___ Task input

# FanmingL/Recurrent-Offpolicy-RL

Hardware: AMD Instinct MI355X
Metric: env-steps/sec trained (higher is better)
Workload: dtype f32; 1 GPU; smamba_s32_c16_b2_nln SAC-REDQ update, B=64/GPU, T=1024, D=256 (configs[1]; N=8: configs[3]); row_length=1043, obs=17, act=6, critic=efc-8, global_rows=64, parallelism=dp1

## Files before the change

include/resel_hip.h:

```cpp
#ifndef RESEL_HIP_H
#define RESEL_HIP_H

#include <stddef.h>
#include <stdint.h>

#ifdef __cplusplus
extern "C" {
#endif

#define RESEL_OK 0
#define RESEL_EINVAL (-1)
#define RESEL_ELAUNCH (-2)

typedef void* resel_stream_t;

int resel_abi_version(void);
const char* resel_build_info(void);

enum {
    RESEL_PROF_SSCAN_FWD = 0, RESEL_PROF_SSCAN_BWD = 1, RESEL_PROF_ATTN_FWD = 2, RESEL_PROF_ATTN_DQ = 3, RESEL_PROF_ATTN_DKV = 4,
    RESEL_PROF_LINREC_REAL_FWD = 5, RESEL_PROF_LINREC_REAL_BWD = 6, RESEL_PROF_LINREC_COMPLEX_FWD = 7, RESEL_PROF_LINREC_COMPLEX_BWD = 8,
    RESEL_PROF_GRU_FWD = 9, RESEL_PROF_GRU_BWD = 10, RESEL_PROF_CONV_FWD = 11, RESEL_PROF_CONV_BWD = 12, RESEL_PROF_GEMM = 13,
    RESEL_PROF_SSCAN_FWD_LOCAL = 14, RESEL_PROF_SSCAN_BWD_LOCAL = 15,
    RESEL_PROF_NSLOTS = 16
// ... 230 lines not shown
#define RESEL_CATEGORICAL_MAX_ACTIONS 4096
int resel_categorical_step(const float* logits, int64_t ld_logits, const float* u, float floor, float* logp, int64_t ld_logp,
                           float* mode, float* sample, int64_t ld_idx, int M, int A, resel_stream_t stream);

#define RESEL_TMAZE_STATE_WORDS 8
typedef struct { int32_t corridor_length, oracle_length, episode_length; double goal_reward, penalty, distract_reward; } resel_tmaze_cfg_t;
int resel_tmaze_step(resel_tmaze_cfg_t cfg, int init, const float* action, int64_t ld_action, const int32_t* goals, int64_t ld_goals,
                     const int32_t* n_episodes, int J, int32_t* env_state, double* ret_acc, double* ep_ret, int32_t* ep_len,
                     int64_t ld_ep, float* in_block, int64_t ld_in, int A, int32_t* flags, int B, resel_stream_t stream);

typedef struct { int32_t state, last_state, last_action, action, next_state, reward, logp, mask, start, done, reward_input, timeout; } resel_collect_layout_t;
int resel_tmaze_collect_step(resel_tmaze_cfg_t cfg, resel_collect_layout_t lay, int init, const float* action, int64_t ld_action,
                             const int32_t* goal, int32_t* env_state, double* ret_acc, float* traj, int T_cap, int64_t ld_row,
                             int max_episode_steps, float* in_block, int64_t ld_in, int A, int B, resel_stream_t stream);

int resel_categorical_fwd(const float* logits, float floor, float* logp, float* probs, float* mode, int M, int A, resel_stream_t stream);
int resel_categorical_bwd(const float* logits, float floor, const float* dlogp, const float* dprobs, float* dlogits, int M, int A,
                          resel_stream_t stream);
int resel_discrete_value(const float* q, const int32_t* subset, int m, const float* logp, const float* log_alpha, float* v,
                         int E, int M, int A, resel_stream_t stream);
int resel_q_taken_loss_fwd(const float* q, const float* action, const float* y, const float* mask, float* out2, void* workspace,
                           int E, int M, int A, resel_stream_t stream);
int resel_q_taken_loss_bwd(const float* q, const float* action, const float* y, const float* mask, const float* g, float* dq,
                           int E, int M, int A, resel_stream_t stream);
int resel_discrete_actor_loss_fwd(const float* logp, const float* q, const float* mask, const float* log_alpha, float* out2,
                                  void* workspace, int E, int M, int A, int reduce_min, resel_stream_t stream);
int resel_discrete_actor_loss_bwd(const float* logp, const float* q, const float* mask, const float* log_alpha, const float* g,
                                  float* dlogp, float* dq, int E, int M, int A, int reduce_min, resel_stream_t stream);

size_t resel_atb_workspace_bytes(int64_t K, int Wd, int Nd);
int resel_atb(const float* wide, int64_t ldw, int Wd, const float* narrow, int64_t ldn, int Nd, float* out, int transposed,
              void* workspace, int64_t K, resel_stream_t stream);

#ifdef __cplusplus
}
#endif
#endif
```

recurrent-offpolicy-rl_amd/csrc/skinny_gemm.hip:

```cpp
#include "resel_common.h"

namespace {
using namespace resel;

typedef float f32x16 __attribute__((ext_vector_type(16)));

__device__ __forceinline__ int acc_row(int r, int half) { return (r >> 2) * 8 + half * 4 + (r & 3); }

template <int NT>
__global__ __launch_bounds__(256) void atb_kernel(const float* __restrict__ Wm, int64_t ldw, int Wd, const float* __restrict__ Nm,
                                                  int64_t ldn, int Nd, float* __restrict__ part, int64_t K, int rows_per,
                                                  int transposed) {
    const int lane = threadIdx.x & 63, wave = threadIdx.x >> 6;
    const int half = lane >> 5, col = lane & 31;
    const int wb = blockIdx.y * 512 + wave * 128;
    if (wb >= Wd) return;
    const int64_t k0 = (int64_t)blockIdx.x * rows_per;
    const int64_t k1 = k0 + rows_per < K ? k0 + rows_per : K;
    f32x16 acc[4][NT];
#pragma unroll
    for (int e = 0; e < 4; ++e)
#pragma unroll
        for (int t = 0; t < NT; ++t)
#pragma unroll
            for (int r = 0; r < 16; ++r) acc[e][t][r] = 0.f;
    const int wc = wb + 4 * col;
    const bool w_ok = wc < Wd;
    bool n_ok[NT];
#pragma unroll
    for (int t = 0; t < NT; ++t) n_ok[t] = 32 * t + col < Nd;
    constexpr int UN = NT == 1 ? 8 : 4;
    for (int64_t k = k0; k < k1; k += 2 * UN) {
// ... 2 lines not shown
#pragma unroll
        for (int u = 0; u < UN; ++u) {
            const int64_t kr = k + 2 * u + half;
            const bool ok = kr < k1;
            a[u] = (ok && w_ok) ? ld4(Wm + kr * ldw + wc) : make_float4(0.f, 0.f, 0.f, 0.f);
#pragma unroll
            for (int t = 0; t < NT; ++t) b[u][t] = (ok && n_ok[t]) ? Nm[kr * ldn + 32 * t + col] : 0.f;
        }
#pragma unroll
        for (int u = 0; u < UN; ++u)
#pragma unroll
            for (int t = 0; t < NT; ++t) {
                acc[0][t] = __builtin_amdgcn_mfma_f32_32x32x2f32(a[u].x, b[u][t], acc[0][t], 0, 0, 0);
                acc[1][t] = __builtin_amdgcn_mfma_f32_32x32x2f32(a[u].y, b[u][t], acc[1][t], 0, 0, 0);
                acc[2][t] = __builtin_amdgcn_mfma_f32_32x32x2f32(a[u].z, b[u][t], acc[2][t], 0, 0, 0);
                acc[3][t] = __builtin_amdgcn_mfma_f32_32x32x2f32(a[u].w, b[u][t], acc[3][t], 0, 0, 0);
            }
    }
    float* dst = part + (int64_t)blockIdx.x * Wd * Nd;
#pragma unroll
    for (int e = 0; e < 4; ++e)
#pragma unroll
        for (int t = 0; t < NT; ++t) {
            const int n = 32 * t + col;
            if (n >= Nd) continue;
#pragma unroll
            for (int r = 0; r < 16; ++r) {
                const int w = wb + 4 * acc_row(r, half) + e;
                if (w < Wd) dst[transposed ? (int64_t)n * Wd + w : (int64_t)w * Nd + n] = acc[e][t][r];
            }
        }
}

inline int pick_ksplit(int64_t K, int Wd, int Nd) {
    int64_t ks = (int64_t)(16 << 20) / ((int64_t)Wd * Nd * 4);
    if (ks > 512) ks = 512;
    if (ks < 32) ks = 32;
    if (ks > (K + 1) / 2) ks = (K + 1) / 2;
    return (int)(ks < 1 ? 1 : ks);
}

}

extern "C" {

size_t resel_atb_workspace_bytes(int64_t K, int Wd, int Nd) {
    return (size_t)pick_ksplit(K, Wd, Nd) * Wd * Nd * sizeof(float);
}

int resel_atb(const float* wide, int64_t ldw, int Wd, const float* narrow, int64_t ldn, int Nd, float* out, int transposed,
              void* workspace, int64_t K, resel_stream_t stream) {
    if (!wide || !narrow || !out || !workspace || K <= 0 || Wd <= 0 || Nd <= 0) return RESEL_EINVAL;
    if (Nd > 96 || (Wd & 3) || (ldw & 3) || !aligned16(wide)) return RESEL_EINVAL;
    const int ks = pick_ksplit(K, Wd, Nd);
    int rows_per = (int)((K + ks - 1) / ks);
    rows_per += rows_per & 1;
    const int nsplit = (int)((K + rows_per - 1) / rows_per);
    const dim3 grid(nsplit, (Wd + 511) / 512), block(256);
    hipStream_t s = (hipStream_t)stream;
    float* part = (float*)workspace;
    const int NT = (Nd + 31) / 32;
    switch (NT) {
        case 1: hipLaunchKernelGGL(atb_kernel<1>, grid, block, 0, s, wide, ldw, Wd, narrow, ldn, Nd, part, K, rows_per, transposed); break;
        case 2: hipLaunchKernelGGL(atb_kernel<2>, grid, block, 0, s, wide, ldw, Wd, narrow, ldn, Nd, part, K, rows_per, transposed); break;
        default: hipLaunchKernelGGL(atb_kernel<3>, grid, block, 0, s, wide, ldw, Wd, narrow, ldn, Nd, part, K, rows_per, transposed); break;
    }
    launch_colsum(part, (int64_t)Wd * Nd, nsplit, Wd * Nd, out, s);
    return launch_status();
}

}
```

recurrent-offpolicy-rl_amd/offpolicy_rnn/hip/_lib.py:

```python
import ctypes
import os
from ctypes import c_float, c_int, c_int64, c_size_t, c_uint64, c_void_p

_HERE = os.path.dirname(os.path.abspath(__file__))
LIB_PATH = os.environ.get('RESEL_HIP_LIBRARY') or os.path.join(_HERE, 'libresel_hip.so')
ABI_VERSION = 11
_lib = None

P, I, L, F, S, U = c_void_p, c_int, c_int64, c_float, c_void_p, c_uint64
E = ctypes.c_uint

RESET_MAX_SEGS, RESET_MAX_COUNTERS = 16, 8


class ResetSeg(ctypes.Structure):
    _fields_ = [('base', c_void_p), ('row_stride', c_int64), ('width', ctypes.c_int32)]


class ResetSegs(ctypes.Structure):
    _fields_ = [('seg', ResetSeg * RESET_MAX_SEGS)]


class ResetCounters(ctypes.Structure):
    _fields_ = [('pos', c_void_p * RESET_MAX_COUNTERS)]
# ... 72 lines not shown
    'resel_soft_update': (c_int, [P, P, F, L, S]),
    'resel_adamw_flat': (c_int, [P, P, P, P, L, P, P, P, I, F, F, F, I, P, S]),
    'resel_adamw_flat_bc': (c_int, [P, P, P, P, L, P, P, P, I, F, F, F, F, F, P, S]),
    'resel_adamw_flat_dev': (c_int, [P, P, P, P, L, P, P, P, I, F, F, F, P, P, S]),
    'resel_sumsq_workspace_bytes': (c_size_t, [L]),
    'resel_sumsq': (c_int, [P, L, P, P, S]),
    'resel_bias_act_fwd': (c_int, [P, P, L, I, L, I, S]),
    'resel_bias_act_bwd_workspace_bytes': (c_size_t, [L, I, L]),
    'resel_bias_act_bwd': (c_int, [P, L, P, L, P, P, P, L, I, L, I, P, E, S]),
    'resel_ensemble_head_fwd': (c_int, [P, P, P, P, P, L, I, L, S]),
    'resel_ensemble_head_bwd_workspace_bytes': (c_size_t, [L, I, L]),
    'resel_ensemble_head_bwd': (c_int, [P, P, P, P, P, P, P, L, I, L, P, E, S]),
    'resel_gemm_f32_workspace_bytes': (c_size_t, [I, I, I, I]),
    'resel_gemm_f32': (c_int, [P, L, L, I, P, L, L, I, P, L, I, P, L, L, P, I, I, I, I, I, S]),
    'resel_gemm_f32x': (c_int, [P, L, L, I, P, L, L, I, P, L, I, P, L, L, P, I, I, I, I, I, P, P, P, E, S]),
    'resel_amax_segments': (c_int, [P, P, P, I, P, E, S]),
    'resel_amax_state_bytes': (c_size_t, []),
    'resel_amax': (c_int, [P, L, L, I, I, I, P, E, P, S]),
    'resel_gemm_f32_fused_supported': (c_int, [I, I, I, I, L, L]),
    'resel_gemm_f32_fused_workspace_bytes': (c_size_t, [I, I, I, I, I]),
    'resel_gemm_f32_dact': (c_int, [P, L, L, I, P, L, L, I, P, L, L, P, L, L, P, P, I, I, I, I, P, P, P, E, S]),
    'resel_gemm_f32_head': (c_int, [P, L, L, I, P, L, L, I, P, L, P, L, P, P, L, L, P, P, I, I, I, I, P, P, P, E, S]),
    'resel_amax_check': (c_int, [P, L, L, I, I, I, P, P, I, S]),
    'resel_gemm_bf16_workspace_bytes': (c_size_t, [I, I, I]),
    'resel_gemm_bf16': (c_int, [P, L, I, I, P, L, I, I, P, P, L, I, P, I, I, I, S]),
    'resel_colsum_bf16_workspace_bytes': (c_size_t, [I, I]),
    'resel_colsum_bf16': (c_int, [P, L, I, I, P, P, S]),
    'resel_gather_trajs': (c_int, [P, I, L, P, I, I, I, I, I, I, I, I, I, P, I, P, S]),
    'resel_gather_trajs_sel': (c_int, [P, I, L, P, I, I, I, I, I, I, I, I, I, P, I, P, I, P, S]),
    'resel_mamba_conv_step': (c_int, [P, L, P, L, P, L, L, L, I, P, P, P, I, I, I, I, S]),
    'resel_selective_state_update': (c_int, [P, L, P, L, P, P, L, P, P, P, P, P, L, P, I, I, I, I, S]),
    'resel_atb_workspace_bytes': (c_size_t, [L, I, I]),
    'resel_atb': (c_int, [P, L, I, P, L, I, P, I, P, L, S]),
    'resel_attn_decode': (c_int, [P, L, P, P, I, P, P, F, I, I, I, I, S]),
    'resel_attn_decode_rows': (c_int, [P, L, P, P, P, P, F, I, I, I, I, S]),
    'resel_step_state_reset': (c_int, [P, I, ResetSegs, I, ResetCounters, I, S]),
    'resel_categorical_step': (c_int, [P, L, P, F, P, L, P, P, L, I, I, S]),
    'resel_tmaze_step': (c_int, [TMazeCfg, I, P, L, P, L, P, I, P, P, P, P, L, P, L, I, P, I, S]),
    'resel_tmaze_collect_step': (c_int, [TMazeCfg, CollectLayout, I, P, L, P, P, P, P, I, L, I, P, L, I, I, S]),
    'resel_categorical_fwd': (c_int, [P, F, P, P, P, I, I, S]),
    'resel_categorical_bwd': (c_int, [P, F, P, P, P, I, I, S]),
    'resel_discrete_value': (c_int, [P, P, I, P, P, P, I, I, I, S]),
    'resel_q_taken_loss_fwd': (c_int, [P, P, P, P, P, P, I, I, I, S]),
    'resel_q_taken_loss_bwd': (c_int, [P, P, P, P, P, P, I, I, I, S]),
    'resel_discrete_actor_loss_fwd': (c_int, [P, P, P, P, P, P, I, I, I, I, S]),
    'resel_discrete_actor_loss_bwd': (c_int, [P, P, P, P, P, P, P, I, I, I, I, S]),
}
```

______

_What to do:_ Check each line of the records for "ctypes" and copy the ones that contain it.

_Task solution:_
import ctypes
from ctypes import c_float, c_int, c_int64, c_size_t, c_uint64, c_void_p
E = ctypes.c_uint
class ResetSeg(ctypes.Structure):
    _fields_ = [('base', c_void_p), ('row_stride', c_int64), ('width', ctypes.c_int32)]
class ResetSegs(ctypes.Structure):
class ResetCounters(ctypes.Structure):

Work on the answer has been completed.